Die sei Dir gegönnt, wenngleich ich das so nicht teilen würde.......


----------



## Thomas9904 (18. Mai 2007)

*AW: c+r/c+c-OffTopic-Schrott-Thread sowie "Austobzimmer" für sonstige Uneinsichtige*

@ hotte:
Du hast eigentlich nicht ganz unrecht!!

*Entnehmen ODER zurücksetzen gehört zum angeln* und sollte jeder auch schreiben können.
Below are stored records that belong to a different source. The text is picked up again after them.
# google-deepmind/open_spiel

Measured on AMD Instinct MI355X. Metric: env-steps/sec (batched LegalActions+ApplyAction+status, connect_four), higher is better.
Workload: dtype u64; 1 GPU; connect_four fused LegalActions+ApplyAction+status, 2^20 states/GPU, seed 0x5EED; states_per_gpu=1048576, parallelism=1 independent shard(s), no collective

## Files before the change

open_spiel_amd/csrc/osg_playout.hip:

```cpp
#include <algorithm>

#include "osg_batch_internal.h"

namespace {

template <class G>
__global__ void __launch_bounds__(kBlock)
k_random_steps(typename G::Params p, typename G::word_t* base, int64_t n, uint64_t seed, int64_t index_offset,
               int steps, unsigned long long* partials) {
  __shared__ unsigned long long s_sum[2][kBlock / 64];
  unsigned long long applied = 0, episodes = 0;
  const int64_t stride = static_cast<int64_t>(gridDim.x) * kBlock;
  for (int64_t i = static_cast<int64_t>(blockIdx.x) * kBlock + threadIdx.x; i < n; i += stride) {
    typename G::State s = G::load(p, base, n, i);
    Rng rng(seed, static_cast<uint64_t>(index_offset + i), 0);
    for (int t = 0; t < steps; ++t) {
      if (G::terminal(p, s)) {
        s = G::initial(p);
        ++episodes;
      }
      auto m = G::legal(p, s);
      int a = sample_action<G>(p, s, m, G::current_player(p, s), rng);
      G::apply(p, s, a);
      ++applied;
    }
    G::store(p, base, n, i, s);
  }
  unsigned long long a = applied, e = episodes;
#pragma unroll
  for (int off = 32; off >= 1; off >>= 1) {
    a += __shfl_xor(a, off);
    e += __shfl_xor(e, off);
  }
  if ((threadIdx.x & 63) == 0) {
    s_sum[0][threadIdx.x >> 6] = a;
    s_sum[1][threadIdx.x >> 6] = e;
  }
  __syncthreads();
  if (threadIdx.x == 0) {
    unsigned long long ta = 0, te = 0;
    for (int w = 0; w < kBlock / 64; ++w) { ta += s_sum[0][w]; te += s_sum[1][w]; }
    const int slot = blockIdx.x & (kCounterSlots - 1);
    atomicAdd(&partials[2 * slot], ta);
    atomicAdd(&partials[2 * slot + 1], te);
  }
}
__global__ void __launch_bounds__(64) k_fold_counters(unsigned long long* partials, unsigned long long* counters) {
  const int lane = threadIdx.x;
  unsigned long long a = partials[2 * lane], e = partials[2 * lane + 1];
  partials[2 * lane] = 0;
  partials[2 * lane + 1] = 0;
#pragma unroll
  for (int off = 32; off >= 1; off >>= 1) {
    a += __shfl_xor(a, off);
    e += __shfl_xor(e, off);
  }
  if (lane == 0) {
    counters[0] += a;
    counters[1] += e;
  }
}

constexpr uint64_t kSynthSub = 0x53594E5448ULL;
constexpr int kSynthMaxAttempts = 1 << 14;
template <class G>
__global__ void __launch_bounds__(kBlock)
k_synth(typename G::Params p, typename G::word_t* base, int64_t n, uint64_t seed, int64_t index_offset, int depth_mod,
        uint8_t* actions, int32_t* depth_out) {
  const int64_t i = static_cast<int64_t>(blockIdx.x) * kBlock + threadIdx.x;
  if (i >= n) return;
  Rng rng(seed, static_cast<uint64_t>(index_offset + i), kSynthSub);
  int depth = static_cast<int>(rng.below(static_cast<uint32_t>(depth_mod)));
  typename G::State s = G::initial(p);
  int t = 0, attempt = 0;
  for (;;) {
    const bool term = G::terminal(p, s);
    if (t == depth || term) {
      if (!term) break;
      if (++attempt >= kSynthMaxAttempts) { s = G::initial(p); depth = 0; break; }
      s = G::initial(p);
      t = 0;
      continue;
    }
    const auto m = G::legal(p, s);
    G::apply(p, s, sample_action<G>(p, s, m, G::current_player(p, s), rng));
    ++t;
  }
  G::store(p, base, n, i, s);
  const auto m = G::legal(p, s);
  const int a = sample_action<G>(p, s, m, G::current_player(p, s), rng);
  if (actions) actions[i] = static_cast<uint8_t>(a);
  if (depth_out) depth_out[i] = depth;
}

template <class G>
__global__ void __launch_bounds__(kBlock)
k_rollout(typename G::Params p, const typename G::word_t* base, int64_t n, int num_players, uint64_t seed,
          int64_t index_offset, int n_rollouts, int group, double* sum_returns, int32_t* steps_out) {
  const int64_t total = n * group;
  const int64_t stride = static_cast<int64_t>(gridDim.x) * kBlock;
  int64_t item = static_cast<int64_t>(blockIdx.x) * kBlock + threadIdx.x;
  if (item >= total) return;
  int64_t root = item / group;
  int r = static_cast<int>(item - root * group);
  typename G::State s = G::load(p, base, n, root);
  Rng rng(seed, static_cast<uint64_t>(index_offset + root), static_cast<uint64_t>(r));
  double acc[kMaxPlayers];
#pragma unroll
  for (int q = 0; q < kMaxPlayers; ++q) acc[q] = 0.0;
  int plies = 0, ply = 0;
  for (;;) {
    if (G::terminal(p, s) || ply >= kMaxPlayoutPlies) {
      double ret[kMaxPlayers];
      G::returns(p, s, ret);
#pragma unroll
      for (int q = 0; q < kMaxPlayers; ++q)
        if (q < num_players) acc[q] += ret[q];
      r += group;
      if (r >= n_rollouts) {
#pragma unroll
        for (int q = 0; q < kMaxPlayers; ++q) {
          if (q < num_players) sum_returns[item * num_players + q] = acc[q];
          acc[q] = 0.0;
        }
        if (steps_out) steps_out[item] = plies;
        plies = 0;
        item += stride;
        if (item >= total) break;
        root = item / group;
        r = static_cast<int>(item - root * group);
      }
      s = G::load(p, base, n, root);
      rng = Rng(seed, static_cast<uint64_t>(index_offset + root), static_cast<uint64_t>(r));
      ply = 0;
      continue;
    }
    auto m = G::legal(p, s);
    int a = sample_action<G>(p, s, m, G::current_player(p, s), rng);
    G::apply(p, s, a);
    ++plies;
    ++ply;
  }
}

template <class G>
__global__ void __launch_bounds__(kBlock)
k_rollout_hexfill(typename G::Params p, const typename G::word_t* base, int64_t n, uint64_t seed, int64_t index_offset,
                  int n_rollouts, int group, double* sum_returns) {
  const int64_t total = n * group;
  const int64_t stride = static_cast<int64_t>(gridDim.x) * kBlock;
  for (int64_t item = static_cast<int64_t>(blockIdx.x) * kBlock + threadIdx.x; item < total; item += stride) {
    const int64_t root = item / group;
    const typename G::State s = G::load(p, base, n, root);
    double acc = 0.0;
    for (int r = static_cast<int>(item - root * group); r < n_rollouts; r += group) {
      if (G::terminal(p, s)) {
        acc += G::result(s) == 1 ? 1.0 : -1.0;
        continue;
      }
      Rng rng(seed, static_cast<uint64_t>(index_offset + root), static_cast<uint64_t>(r));
      acc += G::fill_playout_winner(p, s, rng) == 0 ? 1.0 : -1.0;
    }
    sum_returns[item * 2] = acc;
    sum_returns[item * 2 + 1] = -acc + 0.0;
  }
}

template <class G>
void launch_rollout_hexfill(const typename G::Params& p, const void* words, int64_t n, uint64_t seed, int64_t index_offset,
                            int n_rollouts, int group, double* d_part, unsigned blocks, hipStream_t st) {
  if constexpr (is_hex<G>::value)
    k_rollout_hexfill<G><<<dim3(blocks), dim3(kBlock), 0, st>>>(p, static_cast<const typename G::word_t*>(words), n, seed,
                                                              index_offset, n_rollouts, group, d_part);
}

__global__ void __launch_bounds__(kBlock)
k_rollout_fold(const double* __restrict__ part, const int32_t* __restrict__ part_steps, int64_t n, int num_players,
               int group, double* __restrict__ sum_returns, int32_t* __restrict__ steps_out) {
  const int64_t k = static_cast<int64_t>(blockIdx.x) * kBlock + threadIdx.x;
  if (k >= n * num_players) return;
  const int64_t root = k / num_players;
  const int q = static_cast<int>(k - root * num_players);
  double v = 0.0;
  for (int j = 0; j < group; ++j) v += part[(root * group + j) * num_players + q];
  sum_returns[k] = v;
  if (steps_out && q == 0) {
    int32_t t = 0;
    for (int j = 0; j < group; ++j) t += part_steps[root * group + j];
    steps_out[root] = t;
  }
}

}

extern "C" {

int osg_random_steps(osg_batch* b, uint64_t seed, int64_t index_offset, int steps, unsigned long long* d_counters) {
  osg_ctx* ctx = b->ctx;
  unsigned long long* partials = ctx->d_illegal + 1;
  int64_t blocks = (b->n + kBlock - 1) / kBlock;
  constexpr int64_t kMaxBlocks = 4096;
  if (blocks > kMaxBlocks) blocks = kMaxBlocks;
  if (int rc = for_game(b->spec, [&](auto g, const auto& P) {
        using G = typename decltype(g)::type;
        k_random_steps<G><<<dim3(static_cast<unsigned>(blocks)), dim3(kBlock), 0, ctx->stream>>>(P,
            static_cast<typename G::word_t*>(b->words()), b->n, seed, index_offset,
            steps, partials);
        return OSG_OK;
      })) return rc;
  k_fold_counters<<<dim3(1), dim3(64), 0, ctx->stream>>>(partials, d_counters);
  OSG_HIP(hipGetLastError());
  return OSG_OK;
}

int osg_synth_batch(osg_batch* b, uint64_t seed, int64_t index_offset, int depth_mod, uint8_t* d_actions,
                    int32_t* d_depth) {
  if (!b) return set_error(OSG_ERR_INVALID, "osg_synth_batch: null batch");
  if (depth_mod < 1 || depth_mod > b->spec.desc.max_game_length)
    return set_error(OSG_ERR_INVALID, "osg_synth_batch: depth_mod must lie in [1, MaxGameLength()]");
  if (int rc = refuse_endless_playouts(b->spec, "osg_synth_batch")) return rc;
  if (d_actions && b->spec.desc.num_distinct_actions > 255)
    return set_error(OSG_ERR_UNSUPPORTED, "osg_synth_batch: d_actions holds one byte per action; pass NULL for games with more "
                                          "than 255 actions");
  osg_ctx* ctx = b->ctx;
  if (int rc = for_game(b->spec, [&](auto g, const auto& P) {
        using G = typename decltype(g)::type;
        k_synth<G><<<dim3(grid_for(b->n)), dim3(kBlock), 0, ctx->stream>>>(P,
            static_cast<typename G::word_t*>(b->words()), b->n, seed, index_offset, depth_mod,
            d_actions, d_depth);
        return OSG_OK;
      })) return rc;
  OSG_HIP(hipGetLastError());
  return OSG_OK;
}

int osg_rollout(const osg_batch* roots, uint64_t seed, int64_t index_offset, int n_rollouts, double* sum_returns,
                int32_t* steps, int on_host) {
  osg_ctx* ctx = roots->ctx;
  const int P_ = roots->spec.desc.num_players;
  const int64_t n = roots->n;
  if (n_rollouts <= 0) return set_error(OSG_ERR_INVALID, "n_rollouts must be positive");
  if (int rc = refuse_endless_playouts(roots->spec, "osg_rollout")) return rc;
  constexpr int kLanesLog2 = 19;
  int64_t group = ((int64_t{1} << kLanesLog2) + n - 1) / std::max<int64_t>(n, 1);
  if (group > n_rollouts) group = n_rollouts;
  if (group < 1) group = 1;
  const size_t ret_bytes = sizeof(double) * P_ * n, step_bytes = sizeof(int32_t) * n;
  const size_t off_steps = align_up(ret_bytes), off_part = on_host ? align_up(off_steps + step_bytes) : 0;
  const size_t part_bytes = group > 1 ? ret_bytes * group : 0, off_part_steps = align_up(off_part + part_bytes);
  const size_t scratch_bytes = group > 1 ? off_part_steps + step_bytes * group : (on_host ? off_steps + step_bytes : 0);
  char* scratch = nullptr;
  if (scratch_bytes) {
    void* ptr;
    int rc = osg_ctx_scratch(ctx, scratch_bytes, &ptr);
    if (rc) return rc;
    scratch = static_cast<char*>(ptr);
  }
  double* d_sum = on_host ? reinterpret_cast<double*>(scratch) : sum_returns;
  int32_t* d_steps = steps ? (on_host ? reinterpret_cast<int32_t*>(scratch + off_steps) : steps) : nullptr;
  double* d_part = group > 1 ? reinterpret_cast<double*>(scratch + off_part) : d_sum;
  int32_t* d_part_steps = d_steps ? (group > 1 ? reinterpret_cast<int32_t*>(scratch + off_part_steps) : d_steps) : nullptr;
  const int64_t total = n * group;
  int64_t blocks = (total + kBlock - 1) / kBlock;
  if (blocks > 2048) blocks = 2048;
  if (!steps && roots->spec.desc.game_kind == kHex) {
    if (int rc = for_game(roots->spec, [&](auto g, const auto& P) {
          using G = typename decltype(g)::type;
          launch_rollout_hexfill<G>(P, roots->words(), n, seed, index_offset, n_rollouts,
              static_cast<int>(group), d_part, static_cast<unsigned>(blocks), ctx->stream);
          return OSG_OK;
        })) return rc;
  } else {
  if (int rc = for_game(roots->spec, [&](auto g, const auto& P) {
        using G = typename decltype(g)::type;
        k_rollout<G><<<dim3(static_cast<unsigned>(blocks)), dim3(kBlock), 0, ctx->stream>>>(P,
            static_cast<const typename G::word_t*>(roots->words()), n, P_, seed,
            index_offset, n_rollouts, static_cast<int>(group), d_part,
            d_part_steps);
        return OSG_OK;
      })) return rc;
  }
  if (group > 1)
    k_rollout_fold<<<dim3(grid_for(n * P_)), dim3(kBlock), 0, ctx->stream>>>(d_part, d_part_steps, n, P_,
                                                                             static_cast<int>(group), d_sum, d_steps);
  OSG_HIP(hipGetLastError());
  if (on_host) {
    OSG_HIP(hipMemcpyAsync(sum_returns, d_sum, ret_bytes, hipMemcpyDeviceToHost, ctx->stream));
    if (steps) OSG_HIP(hipMemcpyAsync(steps, d_steps, step_bytes, hipMemcpyDeviceToHost, ctx->stream));
    OSG_HIP(hipStreamSynchronize(ctx->stream));
  }
  return OSG_OK;
}

}
```

Baseline: 256.1 billion env-steps/s.

## Add specialized connect-four random-walk kernel with mover/opponent bitboards and kth-open table

Adds a dedicated connect_four playout kernel for the standard variant. It keeps the state as mover/opponent 32-bit bitboard halves plus an open-column mask, resets terminal states branchlessly, and picks the k-th open column from a shared-memory lookup table. This replaces the generic legal/sample/apply path and is meant to remove per-step legal-mask construction and generic action sampling. In exchange it adds a separate code path that must stay consistent with the generic state encoding and RNG semantics.

```diff
diff --git a/open_spiel_amd/csrc/osg_playout.hip b/open_spiel_amd/csrc/osg_playout.hip
--- a/open_spiel_amd/csrc/osg_playout.hip
+++ b/open_spiel_amd/csrc/osg_playout.hip
@@ -1,6 +1,7 @@
 #include <algorithm>
 
 #include "osg_batch_internal.h"
+#include "step/osg_c4_walk.h"
 
 namespace {
 
@@ -45,6 +46,49 @@
     atomicAdd(&partials[2 * slot + 1], te);
   }
 }
+__global__ void __launch_bounds__(kBlock)
+k_random_steps_c4std(uint64_t* base, int64_t n, uint64_t seed, int64_t index_offset, int steps,
+                     unsigned long long* partials) {
+  __shared__ unsigned long long s_sum[2][kBlock / 64];
+  __shared__ uint8_t s_kth[kC4KthOpenBytes];
+  for (int e = threadIdx.x; e < kC4KthOpenBytes; e += kBlock) s_kth[e] = static_cast<uint8_t>(c4_kth_open_entry(e));
+  __syncthreads();
+  unsigned long long applied = 0, episodes = 0;
+  const int64_t stride = static_cast<int64_t>(gridDim.x) * kBlock;
+  for (int64_t i = static_cast<int64_t>(blockIdx.x) * kBlock + threadIdx.x; i < n; i += stride) {
+    C4Walk s = c4_walk_load(base[i], base[n + i]);
+    Rng rng(seed, static_cast<uint64_t>(index_offset + i), 0);
+    uint32_t resets = 0;
+#pragma unroll 2
+    for (int t = 0; t < steps; ++t) {
+      resets += c4_walk_reset(s);
+      const uint32_t k = rng.below(static_cast<uint32_t>(__builtin_popcount(s.open)));
+      c4_walk_move(s, c4_kth_open(s_kth, s.open, k));
+    }
+    base[i] = c4_walk_pack0(s);
+    base[n + i] = c4_walk_pack1(s);
+    episodes += resets;
+    applied += static_cast<unsigned long long>(steps > 0 ? steps : 0);
+  }
+  unsigned long long a = applied, e = episodes;
+#pragma unroll
+  for (int off = 32; off >= 1; off >>= 1) {
+    a += __shfl_xor(a, off);
+    e += __shfl_xor(e, off);
+  }
+  if ((threadIdx.x & 63) == 0) {
+    s_sum[0][threadIdx.x >> 6] = a;
+    s_sum[1][threadIdx.x >> 6] = e;
+  }
+  __syncthreads();
+  if (threadIdx.x == 0) {
+    unsigned long long ta = 0, te = 0;
+    for (int w = 0; w < kBlock / 64; ++w) { ta += s_sum[0][w]; te += s_sum[1][w]; }
+    const int slot = blockIdx.x & (kCounterSlots - 1);
+    atomicAdd(&partials[2 * slot], ta);
+    atomicAdd(&partials[2 * slot + 1], te);
+  }
+}
 __global__ void __launch_bounds__(64) k_fold_counters(unsigned long long* partials, unsigned long long* counters) {
   const int lane = threadIdx.x;
   unsigned long long a = partials[2 * lane], e = partials[2 * lane + 1];
@@ -201,7 +245,10 @@
   int64_t blocks = (b->n + kBlock - 1) / kBlock;
   constexpr int64_t kMaxBlocks = 4096;
   if (blocks > kMaxBlocks) blocks = kMaxBlocks;
-  if (int rc = for_game(b->spec, [&](auto g, const auto& P) {
+  if (b->spec.desc.game_kind == kC4 && b->spec.c4_std) {
+    k_random_steps_c4std<<<dim3(static_cast<unsigned>(blocks)), dim3(kBlock), 0, ctx->stream>>>(
+        static_cast<uint64_t*>(b->words()), b->n, seed, index_offset, steps, partials);
+  } else if (int rc = for_game(b->spec, [&](auto g, const auto& P) {
         using G = typename decltype(g)::type;
         k_random_steps<G><<<dim3(static_cast<unsigned>(blocks)), dim3(kBlock), 0, ctx->stream>>>(P,
             static_cast<typename G::word_t*>(b->words()), b->n, seed, index_offset,
diff --git a/open_spiel_amd/csrc/step/osg_c4_walk.h b/open_spiel_amd/csrc/step/osg_c4_walk.h
--- /dev/null
+++ b/open_spiel_amd/csrc/step/osg_c4_walk.h
@@ -0,0 +1,87 @@
+#ifndef OSG_C4_WALK_H_
+#define OSG_C4_WALK_H_
+
+#include "osg_c4_step_split.h"
+
+namespace osg {
+
+struct C4Walk {
+  uint32_t m_lo, m_hi;
+  uint32_t t_lo, t_hi;
+  uint32_t flags;
+  uint32_t stones;
+  uint32_t open;
+};
+
+OSG_HD C4Walk c4_walk_load(uint64_t w0, uint64_t w1) {
+  C4Walk s;
+  const uint32_t x_lo = static_cast<uint32_t>(w0), x_hi = static_cast<uint32_t>(w0 >> 32) & 0x00FFFFFFu;
+  const uint32_t o_lo = static_cast<uint32_t>(w1), o_hi = static_cast<uint32_t>(w1 >> 32);
+  s.flags = static_cast<uint32_t>(w0 >> 56);
+  const uint32_t all_lo = x_lo | o_lo, all_hi = x_hi | o_hi;
+  s.stones = static_cast<uint32_t>(__builtin_popcount(all_lo) + __builtin_popcount(all_hi));
+  s.open = c4_open_columns(all_lo, all_hi);
+  const bool odd = (s.stones & 1u) != 0u;
+  s.m_lo = odd ? o_lo : x_lo;
+  s.m_hi = odd ? o_hi : x_hi;
+  s.t_lo = odd ? x_lo : o_lo;
+  s.t_hi = odd ? x_hi : o_hi;
+  return s;
+}
+OSG_HD uint64_t c4_walk_pack0(const C4Walk& s) {
+  const bool odd = (s.stones & 1u) != 0u;
+  const uint32_t lo = odd ? s.t_lo : s.m_lo, hi = odd ? s.t_hi : s.m_hi;
+  return (static_cast<uint64_t>(hi | (s.flags << 24)) << 32) | lo;
+}
+OSG_HD uint64_t c4_walk_pack1(const C4Walk& s) {
+  const bool odd = (s.stones & 1u) != 0u;
+  const uint32_t lo = odd ? s.m_lo : s.t_lo, hi = odd ? s.m_hi : s.t_hi;
+  return (static_cast<uint64_t>(hi) << 32) | lo;
+}
+
+OSG_HD uint32_t c4_walk_reset(C4Walk& s) {
+  const uint32_t over = s.flags & 1u;
+  const uint32_t keep = over - 1u;
+  s.m_lo &= keep;
+  s.m_hi &= keep;
+  s.t_lo &= keep;
+  s.t_hi &= keep;
+  s.stones &= keep;
+  s.open |= ~keep & 0x7Fu;
+  return over;
+}
+
+constexpr int kC4KthOpenBytes = 128 * 8;
+OSG_HD uint32_t c4_kth_open_entry(uint32_t index) {
+  const uint32_t mask = index >> 3, k = index & 7u;
+  uint32_t seen = 0, col = 7u;
+  for (uint32_t c = 0; c < 7u; ++c) {
+    if (!((mask >> c) & 1u)) continue;
+    if (seen == k) col = c;
+    ++seen;
+  }
+  return col;
+}
+OSG_HD uint32_t c4_kth_open(const uint8_t* table, uint32_t mask, uint32_t k) { return table[(mask << 3) | k]; }
+
+OSG_HD void c4_walk_move(C4Walk& s, uint32_t col) {
+  const uint32_t sh = col * 7u;
+  const uint32_t all_lo = s.m_lo | s.t_lo, all_hi = s.m_hi | s.t_hi;
+  const uint32_t cells = static_cast<uint32_t>(((static_cast<uint64_t>(all_hi) << 32) | all_lo) >> sh);
+  const uint32_t cell = (cells + 1u) & 0x3Fu;
+  const uint64_t put = static_cast<uint64_t>(cell) << sh;
+  const uint32_t b_lo = s.m_lo | static_cast<uint32_t>(put), b_hi = s.m_hi | static_cast<uint32_t>(put >> 32);
+  s.open ^= (cell >> 5) << col;
+  const uint32_t mover = s.stones & 1u;
+  s.stones += 1u;
+  const bool win = c4_has_four(b_lo, b_hi);
+  const bool done = win | (s.stones == 42u);
+  s.flags = done ? (((win ? mover : 2u) << 1) | 1u) : 0u;
+  s.m_lo = s.t_lo;
+  s.m_hi = s.t_hi;
+  s.t_lo = b_lo;
+  s.t_hi = b_hi;
+}
+
+}
+#endif
```

Measured after the change: 255.7 billion env-steps/s. About the same (-0.2%).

Die bisherige Regelung das wie gehabt zu handhaben, rührte ja daher, dass eigentlich keiner (ausser den fanatischen Verfechtern der jeweiligen Richtung) Lust auf die dann meist folgenden stressigen Diskussionen hatte und viele genau deswegen nicht mehr posteten.

Genaugenommen sind ja aber nicht die Fangmeldungen und deren Poster schuld, wenns ausartet, sondern diejenigen, die meinen solche Meldungen dann kommentieren zu müssen und eine Diskussion um c+r oder c+c anzufangen - in Threads wo das nicht hingehört.

Egal wie mans regelt, jede Seite versucht immer wieder, ihr jeweiliges Lieblingsthema in die Diskussion zu bringen. 

Daher auch die ursprünglich "harte Linie", ALLES was mit c+r oder c+c zu tun hat, einfach in diesen Thread zu verschieben. Denn je härter und einfacher eine Regelung ist, desto einfacher ist sie am Ende auch durchzusetzen. 

Leider ist es ja oft so gewesen, dass diese fanatischen Anhänger der einen oder anderen Richtung gerade auch ihre Fangmeldungen für ihre Missionierung der jeweils "Andersgläubigen" benutzt hatten - die sich daraufhin natürlich herausgefordert fühlten und meist auf dem gleich niedrigen Niveau einen Streit vom Zaun brachen.

*Dennoch denke ich, dass die meisten Boardies sicherlich vernünftig genug sein werden, um sich aus entsprechenden Diskussionen herauszuhalten. *

Und schliesslich ist (in den meisten Fällen) nicht der Poster eines Fanges schuld - auch wenn er postet ob er den Fisch mitgenommen oder zurückgesetzt hat - sondern diejenigen die daraufhin die Füsse nicht stillhalten können.

*Daher setze ich hiermit voll auf das Verantwortungsgefühl der Boardies und werde erst einschreiten, wenn auf eine Fangmeldung (auch mit Hinweis auf entnehmen oder zurücksetzen) eine entsprechende Diskussion erfolgt.*​
Und werde dann erst die Folgebeiträge ab der entstehenden Diskussion um c+r/c+c in diesen Thread hier verschieben.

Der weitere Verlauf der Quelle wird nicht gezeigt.